The required result is one figure, the count of lines below with the string "must" in them.

━━━━

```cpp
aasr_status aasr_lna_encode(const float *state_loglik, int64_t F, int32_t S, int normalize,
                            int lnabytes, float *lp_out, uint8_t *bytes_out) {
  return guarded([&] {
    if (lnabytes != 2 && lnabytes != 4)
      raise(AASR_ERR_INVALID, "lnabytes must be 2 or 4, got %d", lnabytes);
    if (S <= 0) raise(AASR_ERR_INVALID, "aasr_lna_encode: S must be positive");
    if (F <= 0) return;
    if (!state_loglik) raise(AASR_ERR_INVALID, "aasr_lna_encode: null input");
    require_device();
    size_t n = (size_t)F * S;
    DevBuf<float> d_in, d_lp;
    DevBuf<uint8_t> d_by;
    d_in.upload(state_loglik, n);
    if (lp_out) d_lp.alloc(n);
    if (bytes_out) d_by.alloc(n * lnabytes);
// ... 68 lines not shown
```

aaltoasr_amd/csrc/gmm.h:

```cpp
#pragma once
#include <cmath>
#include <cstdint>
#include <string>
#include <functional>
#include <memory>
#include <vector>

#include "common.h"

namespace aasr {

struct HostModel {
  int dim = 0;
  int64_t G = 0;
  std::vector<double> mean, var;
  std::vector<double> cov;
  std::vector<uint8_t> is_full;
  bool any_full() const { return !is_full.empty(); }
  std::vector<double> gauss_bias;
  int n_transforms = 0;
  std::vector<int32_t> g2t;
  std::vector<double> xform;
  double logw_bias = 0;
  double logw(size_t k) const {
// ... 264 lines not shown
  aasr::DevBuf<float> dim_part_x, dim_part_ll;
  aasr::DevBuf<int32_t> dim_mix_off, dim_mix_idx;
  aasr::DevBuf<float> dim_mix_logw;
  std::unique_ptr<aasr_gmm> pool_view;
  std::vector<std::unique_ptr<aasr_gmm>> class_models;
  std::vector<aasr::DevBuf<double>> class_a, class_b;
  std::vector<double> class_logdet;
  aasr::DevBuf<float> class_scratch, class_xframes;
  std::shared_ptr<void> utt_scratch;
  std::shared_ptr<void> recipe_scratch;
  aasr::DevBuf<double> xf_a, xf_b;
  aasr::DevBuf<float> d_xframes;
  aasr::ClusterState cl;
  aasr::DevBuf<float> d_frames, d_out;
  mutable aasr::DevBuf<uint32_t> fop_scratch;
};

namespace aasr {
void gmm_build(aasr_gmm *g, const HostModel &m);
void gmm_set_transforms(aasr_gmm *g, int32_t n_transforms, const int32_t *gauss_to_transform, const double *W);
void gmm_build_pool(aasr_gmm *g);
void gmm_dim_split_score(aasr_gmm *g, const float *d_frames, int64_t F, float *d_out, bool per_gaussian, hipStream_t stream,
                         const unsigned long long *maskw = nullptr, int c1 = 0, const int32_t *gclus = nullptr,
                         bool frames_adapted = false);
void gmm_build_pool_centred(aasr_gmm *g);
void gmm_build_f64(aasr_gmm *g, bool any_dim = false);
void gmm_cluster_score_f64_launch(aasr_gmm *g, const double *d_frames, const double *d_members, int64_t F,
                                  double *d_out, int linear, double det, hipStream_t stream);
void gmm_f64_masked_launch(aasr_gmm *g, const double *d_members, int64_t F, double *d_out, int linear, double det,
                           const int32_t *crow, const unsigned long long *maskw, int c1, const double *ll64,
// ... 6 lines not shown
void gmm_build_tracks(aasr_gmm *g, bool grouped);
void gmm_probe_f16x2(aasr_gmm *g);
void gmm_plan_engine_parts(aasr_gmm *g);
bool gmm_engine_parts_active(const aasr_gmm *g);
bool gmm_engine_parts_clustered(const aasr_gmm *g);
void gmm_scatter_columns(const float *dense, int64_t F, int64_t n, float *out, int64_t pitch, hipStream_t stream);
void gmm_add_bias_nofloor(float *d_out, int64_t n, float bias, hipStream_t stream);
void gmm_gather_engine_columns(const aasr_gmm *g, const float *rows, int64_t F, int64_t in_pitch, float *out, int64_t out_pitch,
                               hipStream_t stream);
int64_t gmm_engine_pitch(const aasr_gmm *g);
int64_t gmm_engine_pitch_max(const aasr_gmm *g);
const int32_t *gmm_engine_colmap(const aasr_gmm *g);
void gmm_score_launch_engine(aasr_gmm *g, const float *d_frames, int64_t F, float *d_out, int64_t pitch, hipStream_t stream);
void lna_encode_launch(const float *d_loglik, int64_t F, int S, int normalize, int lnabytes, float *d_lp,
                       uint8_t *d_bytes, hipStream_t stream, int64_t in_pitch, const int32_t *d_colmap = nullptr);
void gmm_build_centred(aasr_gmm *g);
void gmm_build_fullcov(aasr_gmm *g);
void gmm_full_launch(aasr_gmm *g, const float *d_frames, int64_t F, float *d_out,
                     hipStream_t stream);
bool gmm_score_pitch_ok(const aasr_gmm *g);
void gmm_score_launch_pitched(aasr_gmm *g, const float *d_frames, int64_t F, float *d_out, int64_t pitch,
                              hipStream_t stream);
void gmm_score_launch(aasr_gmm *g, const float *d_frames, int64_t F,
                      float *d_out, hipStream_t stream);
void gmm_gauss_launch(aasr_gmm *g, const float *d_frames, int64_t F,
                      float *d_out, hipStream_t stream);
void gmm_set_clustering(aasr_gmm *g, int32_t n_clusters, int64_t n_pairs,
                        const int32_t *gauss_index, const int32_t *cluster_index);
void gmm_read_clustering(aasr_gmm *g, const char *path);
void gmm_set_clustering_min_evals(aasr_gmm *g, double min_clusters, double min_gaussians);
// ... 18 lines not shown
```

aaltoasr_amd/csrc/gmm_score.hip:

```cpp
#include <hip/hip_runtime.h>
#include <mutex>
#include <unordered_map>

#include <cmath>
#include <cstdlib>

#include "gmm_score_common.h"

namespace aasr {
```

━━━━

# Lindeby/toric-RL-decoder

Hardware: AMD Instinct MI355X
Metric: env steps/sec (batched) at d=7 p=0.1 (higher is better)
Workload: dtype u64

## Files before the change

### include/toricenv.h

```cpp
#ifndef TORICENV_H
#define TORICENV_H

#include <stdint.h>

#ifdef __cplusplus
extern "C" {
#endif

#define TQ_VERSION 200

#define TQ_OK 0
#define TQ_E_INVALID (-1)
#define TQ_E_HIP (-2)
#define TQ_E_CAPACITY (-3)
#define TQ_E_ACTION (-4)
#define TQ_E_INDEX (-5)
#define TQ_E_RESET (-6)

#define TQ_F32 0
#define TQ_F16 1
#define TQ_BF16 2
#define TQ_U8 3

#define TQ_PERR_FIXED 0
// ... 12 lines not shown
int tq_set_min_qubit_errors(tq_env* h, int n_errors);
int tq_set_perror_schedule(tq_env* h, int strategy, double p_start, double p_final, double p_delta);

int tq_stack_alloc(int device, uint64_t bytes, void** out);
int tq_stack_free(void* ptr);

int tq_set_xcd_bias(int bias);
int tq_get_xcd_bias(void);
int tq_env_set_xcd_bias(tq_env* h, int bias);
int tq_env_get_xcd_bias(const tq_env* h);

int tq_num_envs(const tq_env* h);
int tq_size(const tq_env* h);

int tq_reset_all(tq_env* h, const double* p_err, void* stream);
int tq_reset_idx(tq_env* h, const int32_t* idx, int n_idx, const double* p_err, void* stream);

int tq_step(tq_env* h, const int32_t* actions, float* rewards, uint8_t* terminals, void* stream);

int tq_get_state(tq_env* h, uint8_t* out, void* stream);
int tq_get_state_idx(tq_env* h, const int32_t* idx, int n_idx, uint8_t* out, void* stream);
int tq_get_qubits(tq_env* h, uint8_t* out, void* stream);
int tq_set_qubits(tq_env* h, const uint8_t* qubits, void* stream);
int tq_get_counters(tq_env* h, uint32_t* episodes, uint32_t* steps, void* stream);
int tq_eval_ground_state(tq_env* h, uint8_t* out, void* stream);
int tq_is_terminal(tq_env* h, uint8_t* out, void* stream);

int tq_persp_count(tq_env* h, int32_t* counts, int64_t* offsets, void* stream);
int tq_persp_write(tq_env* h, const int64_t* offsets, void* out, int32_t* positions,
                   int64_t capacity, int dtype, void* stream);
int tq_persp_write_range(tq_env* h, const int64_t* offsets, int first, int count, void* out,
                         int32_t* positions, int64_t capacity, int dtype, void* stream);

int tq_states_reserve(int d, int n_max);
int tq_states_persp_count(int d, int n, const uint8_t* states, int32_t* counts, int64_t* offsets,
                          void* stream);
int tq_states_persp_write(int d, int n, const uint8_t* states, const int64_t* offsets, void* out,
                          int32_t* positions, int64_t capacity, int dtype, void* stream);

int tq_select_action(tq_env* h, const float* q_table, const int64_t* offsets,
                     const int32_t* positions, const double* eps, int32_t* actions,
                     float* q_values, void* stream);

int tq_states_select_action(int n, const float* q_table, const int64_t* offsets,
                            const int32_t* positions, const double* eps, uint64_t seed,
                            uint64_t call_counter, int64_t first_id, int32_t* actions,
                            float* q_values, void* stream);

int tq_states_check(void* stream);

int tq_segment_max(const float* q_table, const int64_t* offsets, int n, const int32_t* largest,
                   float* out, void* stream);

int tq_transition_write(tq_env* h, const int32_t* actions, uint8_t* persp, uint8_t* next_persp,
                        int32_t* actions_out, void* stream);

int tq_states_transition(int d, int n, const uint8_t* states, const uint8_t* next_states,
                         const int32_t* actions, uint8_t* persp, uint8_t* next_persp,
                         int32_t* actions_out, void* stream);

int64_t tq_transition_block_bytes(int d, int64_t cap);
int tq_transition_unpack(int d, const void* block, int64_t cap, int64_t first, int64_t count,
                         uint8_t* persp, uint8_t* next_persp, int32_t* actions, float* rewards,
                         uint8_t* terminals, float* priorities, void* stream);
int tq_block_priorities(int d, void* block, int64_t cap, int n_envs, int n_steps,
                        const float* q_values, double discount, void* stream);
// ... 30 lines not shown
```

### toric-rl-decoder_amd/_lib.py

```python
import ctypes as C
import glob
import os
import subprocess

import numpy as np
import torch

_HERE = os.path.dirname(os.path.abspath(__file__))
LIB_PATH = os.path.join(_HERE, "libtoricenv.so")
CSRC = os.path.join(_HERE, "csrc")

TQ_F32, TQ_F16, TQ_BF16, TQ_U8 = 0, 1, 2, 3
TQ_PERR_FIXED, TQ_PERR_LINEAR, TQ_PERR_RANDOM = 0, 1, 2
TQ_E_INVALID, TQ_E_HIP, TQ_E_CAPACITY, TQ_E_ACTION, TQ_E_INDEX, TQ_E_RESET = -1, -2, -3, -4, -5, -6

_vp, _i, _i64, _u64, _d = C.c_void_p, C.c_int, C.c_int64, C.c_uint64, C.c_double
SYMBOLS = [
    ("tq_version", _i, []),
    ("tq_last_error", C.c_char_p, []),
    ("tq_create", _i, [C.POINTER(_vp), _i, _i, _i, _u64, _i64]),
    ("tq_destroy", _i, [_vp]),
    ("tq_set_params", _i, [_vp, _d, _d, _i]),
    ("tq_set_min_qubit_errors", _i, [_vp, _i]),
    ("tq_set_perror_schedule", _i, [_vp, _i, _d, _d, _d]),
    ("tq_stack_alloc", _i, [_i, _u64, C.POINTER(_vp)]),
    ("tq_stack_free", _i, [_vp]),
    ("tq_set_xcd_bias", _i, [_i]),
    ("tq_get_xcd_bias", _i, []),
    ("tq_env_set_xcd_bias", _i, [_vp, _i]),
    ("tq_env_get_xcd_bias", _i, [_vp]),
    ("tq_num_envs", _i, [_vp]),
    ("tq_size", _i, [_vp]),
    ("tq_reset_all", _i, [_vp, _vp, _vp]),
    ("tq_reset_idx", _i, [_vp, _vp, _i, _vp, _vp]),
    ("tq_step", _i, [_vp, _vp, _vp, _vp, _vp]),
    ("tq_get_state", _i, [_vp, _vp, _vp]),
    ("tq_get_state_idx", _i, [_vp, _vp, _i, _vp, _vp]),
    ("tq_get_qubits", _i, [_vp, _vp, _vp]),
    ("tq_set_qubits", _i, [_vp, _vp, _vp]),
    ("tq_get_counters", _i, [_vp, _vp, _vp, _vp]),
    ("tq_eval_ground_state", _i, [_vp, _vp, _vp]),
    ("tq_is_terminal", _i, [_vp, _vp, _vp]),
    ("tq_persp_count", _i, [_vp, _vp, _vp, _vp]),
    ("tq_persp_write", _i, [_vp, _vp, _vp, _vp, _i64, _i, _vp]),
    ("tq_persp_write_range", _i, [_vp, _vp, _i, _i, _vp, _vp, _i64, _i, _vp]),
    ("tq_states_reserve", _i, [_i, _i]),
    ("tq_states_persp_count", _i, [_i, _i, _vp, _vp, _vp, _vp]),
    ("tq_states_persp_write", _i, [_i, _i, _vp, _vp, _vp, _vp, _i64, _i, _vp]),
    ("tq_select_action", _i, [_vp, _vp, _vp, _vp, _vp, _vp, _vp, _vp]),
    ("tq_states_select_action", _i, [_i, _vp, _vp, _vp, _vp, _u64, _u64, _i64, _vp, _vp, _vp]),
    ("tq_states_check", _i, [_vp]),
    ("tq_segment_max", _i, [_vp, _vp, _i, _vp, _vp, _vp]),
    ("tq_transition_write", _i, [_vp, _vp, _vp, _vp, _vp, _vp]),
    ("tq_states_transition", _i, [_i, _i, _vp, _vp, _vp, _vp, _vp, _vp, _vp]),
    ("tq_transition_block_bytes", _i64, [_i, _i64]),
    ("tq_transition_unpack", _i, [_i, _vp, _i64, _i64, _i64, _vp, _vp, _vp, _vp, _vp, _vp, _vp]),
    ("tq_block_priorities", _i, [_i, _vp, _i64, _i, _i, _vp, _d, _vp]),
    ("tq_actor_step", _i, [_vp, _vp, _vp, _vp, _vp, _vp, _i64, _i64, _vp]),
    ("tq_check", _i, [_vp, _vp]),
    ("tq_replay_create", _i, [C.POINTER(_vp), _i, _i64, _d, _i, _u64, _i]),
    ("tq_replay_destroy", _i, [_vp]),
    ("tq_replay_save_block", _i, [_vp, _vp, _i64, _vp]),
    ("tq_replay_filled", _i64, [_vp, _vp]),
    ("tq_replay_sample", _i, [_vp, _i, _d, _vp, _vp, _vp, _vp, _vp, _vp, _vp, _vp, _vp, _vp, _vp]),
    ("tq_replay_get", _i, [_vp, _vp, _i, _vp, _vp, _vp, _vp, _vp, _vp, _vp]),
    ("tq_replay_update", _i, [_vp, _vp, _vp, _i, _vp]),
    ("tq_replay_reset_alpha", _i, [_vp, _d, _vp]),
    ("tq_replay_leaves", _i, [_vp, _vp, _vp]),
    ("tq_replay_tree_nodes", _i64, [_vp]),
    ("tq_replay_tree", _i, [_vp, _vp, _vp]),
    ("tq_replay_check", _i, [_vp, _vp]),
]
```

━━━━

SOLVED EXERCISE = 2